**Exercise aim:**
Copy whichever lines of the data hold the word "nblk".

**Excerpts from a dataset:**
@@ -618,21 +637,39 @@
     ctx.n_acc = NA;
     ctx.err = 0;
     ctx.sb = sb;
+#pragma unroll
+    for (int j = 0; j < HS_V; ++j) {
+        ctx.alive[j] = false;
+        ctx.slot[j] = 0;
+    }
     HS_SCAN_STAMP(2);
 
+    int64_t step_begin = c0;
     while (base < c1) {
         cur = nxt;
         const int64_t next_base = base + stride;
         if (next_base < c1) Prog::load(A, next_base, nxt);
         ctx.row0 = base;
-#pragma unroll
-        for (int j = 0; j < HS_V; ++j) {
-            const int64_t r = base + j;
-            ctx.alive[j] = (r >= us) && (r < c1);
-            ctx.slot[j] = 0;
-        }
-        Prog::run(A, cur, ctx);
+        bool interior = false;
+        if constexpr (Prog::INTERIOR_STEPS) interior = us <= step_begin && step_begin + stride <= c1;
+        if (interior) {
+            if constexpr (Prog::INTERIOR_STEPS) {
+                AggCtxInterior ictx;
+                static_cast<AggCtx&>(ictx) = ctx;
+                Prog::run(A, cur, ictx);
+                ctx.err = ictx.err;
+            }
+        } else {
+#pragma unroll
+            for (int j = 0; j < HS_V; ++j) {
+                const int64_t r = base + j;
+                ctx.alive[j] = (r >= us) && (r < c1);
+                ctx.slot[j] = 0;
+            }
+            Prog::run(A, cur, ctx);
+        }
         base = next_base;
+        step_begin += stride;
     }
     HS_SCAN_STAMP(3);
     __syncthreads();
diff --git a/minispark_amd/csrc/hs_jit.hip b/minispark_amd/csrc/hs_jit.hip
--- a/minispark_amd/csrc/hs_jit.hip
+++ b/minispark_amd/csrc/hs_jit.hip
@@ -68,7 +68,7 @@
     int dev = 0;
     (void)hipGetDevice(&dev);
     appendf(k, "d%d|", dev);
-    appendf(k, "v13|s%d|h%d|n%d|k%d|u%d|w%d|", shared ? 1 : scalar ? 2 : 0, hashed ? 1 : 0, A.cols.n, A.key_col, A.unit_col, shared ? 0 : nthr);
+    appendf(k, "v14|s%d|h%d|n%d|k%d|u%d|w%d|", shared ? 1 : scalar ? 2 : 0, hashed ? 1 : 0, A.cols.n, A.key_col, A.unit_col, shared ? 0 : nthr);
     for (int c = 0; c < A.cols.n; ++c) {
         const hs_col& col = A.cols.c[c];
         int fl = -1;
@@ -126,6 +126,10 @@
     std::string cells, loads, key_loads, join_prologue, body, hoisted, pair_keys, pair_take;
     std::string tables, table_regs, table_load, table_init;
     int j8_code = -1, j8_unit = -1, j8_src = -1;
+    struct ForCmp { int slot; uint32_t lit; bool strict; };
+    std::vector<int> for_slots;
+    std::vector<ForCmp> for_cmp;
+    bool for_decoded[HS_FUSED_COLS] = {};
     for (int c = 0; c < A.cols.n && c < HS_FUSED_COLS; ++c) {
         if (!slot_preloaded(A, c)) continue;
         const hs_col& col = A.cols.c[c];
@@ -160,11 +164,7 @@
                 if (col.kind == HS_I64_FOR16) {
                     appendf(cells, "    unsigned long long c%d_q;\n", c);
                     appendf(loads, "    x.c%d_q = %s(reinterpret_cast<const unsigned long long*>((const unsigned short*)A.cols.c[%d].data + base));\n", c, LD4, c);
-                    appendf(tables, "__shared__ unsigned long long hs_for_c%d[2];\n", c);
-                    appendf(table_regs, "    unsigned long long for%d;\n", c);
-                    appendf(table_load, "    t.for%d = (unsigned long long)A.cols.c[%d].offs[tid & 1u];\n", c, c);
-                    appendf(table_init, "    if (tid < 2) hs_for_c%d[tid] = t.for%d;\n", c, c);
-                    appendf(hoisted, "    const unsigned long long for%d_b = hs_for_c%d[0], for%d_s = hs_for_c%d[1];\n", c, c, c, c);
+                    for_slots.push_back(c);
                 } else {
                     const int entries = lut_entries(col);
                     appendf(cells, "    unsigned c%d_w[1];\n", c);
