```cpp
size_t mmh_conv7_thin_wgrad_ws_bytes(const mmh_conv_desc* d) {
    if (!thin_shape_ok(d) || d->Cin % 64) return 0;
    const size_t nblk = (size_t)d->B * ((d->W + WGW - 1) / WGW) * (d->Cin / 64) * thin_wg_segs(d);
    return nblk * 49 * 64 * 4 * sizeof(float);
}

int mmh_conv7_thin_wgrad(const mmh_conv_desc* d, const void* x, const void* dy, void* dw, void* ws, size_t ws_bytes,
                         int accumulate, mmh_stream_t s) {
    MMH_REQUIRE(thin_shape_ok(d), "mmh_conv7_thin_wgrad: needs a 7x7 / stride 1 / pad 3 fp32 conv");
    MMH_REQUIRE(d->Cout == 4 && d->Cin % 64 == 0 && d->Cin > 0 && d->x_cs >= d->Cin && d->x_cs % 4 == 0 && d->y_cs >= 4 &&
                    d->y_cs % 4 == 0,
                "mmh_conv7_thin_wgrad: needs Cout == 4 and Cin %% 64 == 0");
    MMH_REQUIRE(x && dy && dw && ws && ws_bytes >= mmh_conv7_thin_wgrad_ws_bytes(d), "mmh_conv7_thin_wgrad: bad buffers");
    const long long xb = (long long)d->B * d->H * d->W * d->x_cs * 4, yb = (long long)d->B * d->H * d->W * d->y_cs * 4;
    MMH_REQUIRE(xb < (1ll << 32) - 64 && yb < (1ll << 32) - 64, "mmh_conv7_thin_wgrad: tensors too large for 32-bit offsets");
    hipStream_t st = mmh::as_stream(s);
    ThinWgKP p{};
    p.x = static_cast<const float*>(x); p.x_bytes = (unsigned)xb;
    p.dy = static_cast<const float*>(dy); p.dy_bytes = (unsigned)yb;
    p.slab = static_cast<float*>(ws);
    p.B = d->B; p.H = d->H; p.W = d->W; p.Cin = d->Cin; p.x_cs = d->x_cs; p.dy_cs = d->y_cs;
    p.reflect = d->pad_mode == MMH_PAD_REFLECT;
    p.strips = (d->W + WGW - 1) / WGW;
    p.chunks = d->Cin / 64;
    p.segs = thin_wg_segs(d);
    p.seg_rows = (d->H + p.segs - 1) / p.segs;
    const int nblk = d->B * p.segs * p.strips * p.chunks;
    hipLaunchKernelGGL(thin_wgrad7_kernel, dim3(nblk), dim3(448), 0, st, p);
    if (int rc = mmh::check_launch("thin_wgrad7_kernel")) return rc;
    const int n4 = 49 * d->Cin;
    hipLaunchKernelGGL(thin_wgrad_reduce_kernel, dim3((n4 + 255) / 256), dim3(256), 0, st, p.slab, static_cast<float*>(dw),
                       d->B * p.segs * p.strips, p.chunks, d->Cin, accumulate);
    return mmh::check_launch("thin_wgrad_reduce_kernel");
}

}
```

Measured before the change: 129.4 images/s.

## Add persistent XCD-aware MFMA kernel for stride-2 3x3 f32 forward convs

Adds a dedicated persistent kernel for the generator's stride-2 3x3 downsampling convolutions (64->128, 128->256) in fp32. It uses a three-stage LDS DMA pipeline, zero-line halo handling and fp32 32x32x2 MFMA, and fuses bias plus instance-norm statistics into the epilogue. The epilogue of each tile overlaps with loads for the next one. It replaces the generic implicit-GEMM path for these shapes when there is no activation. Risks are heavy LDS use at one block per CU and possible stats-layout mismatch with the generic path.

```diff
diff --git a/mmhand_amd/csrc/common.h b/mmhand_amd/csrc/common.h
--- a/mmhand_amd/csrc/common.h
+++ b/mmhand_amd/csrc/common.h
@@ -44,6 +44,10 @@
 int launch_dgrad_s2_halo(const mmh_conv_desc* d, const void* dy, const void* w, const void* bias, void* dx, int dx_cs,
                          int act, hipStream_t st);
 extern int g_dgrad_s2_halo, g_dgrad_s2_dbg;
+bool fprop_s2_ok(const mmh_conv_desc* d);
+int launch_fprop_s2(const mmh_conv_desc* d, const void* x, const void* w, const void* bias, void* y, float* stats,
+                    hipStream_t st);
+extern int g_fprop_s2_halo;
 bool wgrad_s2_strip_ok(const mmh_conv_desc* d);
 size_t wgrad_s2_strip_ws_bytes(const mmh_conv_desc* d);
 int launch_wgrad_s2_strip(const mmh_conv_desc* d, const void* x, const void* dy, void* dw, void* ws, size_t ws_bytes,
diff --git a/mmhand_amd/csrc/conv_igemm.hip b/mmhand_amd/csrc/conv_igemm.hip
--- a/mmhand_amd/csrc/conv_igemm.hip
+++ b/mmhand_amd/csrc/conv_igemm.hip
@@ -2235,6 +2235,8 @@
     p.g = fwd_gather(d, x);
     if (rect_pads) { p.g.a0_h = -rect_pads[0]; p.g.a0_w = -rect_pads[1]; }
     set_korder(p.g, p.nk, p.Kflat);
+    if (!rect_pads && act == MMH_ACT_NONE && g_conv_levels == 1 && p.g.chunk_major && p.g.cw == 2 && mmh::fprop_s2_ok(d))
+        return mmh::launch_fprop_s2(d, x, w, bias, y, stats, st);
     p.w = static_cast<const float*>(w);
     p.w_bytes = (unsigned)((size_t)d->kh * d->kw * d->Cin * d->Cout * sizeof(float));
     p.out = static_cast<float*>(y);
@@ -2977,6 +2979,7 @@
         {"col_chunks", &mmh::g_col_chunks},
         {"row_chunks", &mmh::g_row_chunks},
         {"dgrad_s2_halo", &mmh::g_dgrad_s2_halo},
+        {"fprop_s2_halo", &mmh::g_fprop_s2_halo},
         {"wgrad_s2_strip", &mmh::g_wgrad_s2_strip},
         {"stem_f32", &mmh::g_stem_f32},
         {"wino_wgrad_dma", &mmh::g_wino_wgrad_dma},
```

**Solution below:**
    const size_t nblk = (size_t)d->B * ((d->W + WGW - 1) / WGW) * (d->Cin / 64) * thin_wg_segs(d);
    return nblk * 49 * 64 * 4 * sizeof(float);
    const int nblk = d->B * p.segs * p.strips * p.chunks;
    hipLaunchKernelGGL(thin_wgrad7_kernel, dim3(nblk), dim3(448), 0, st, p);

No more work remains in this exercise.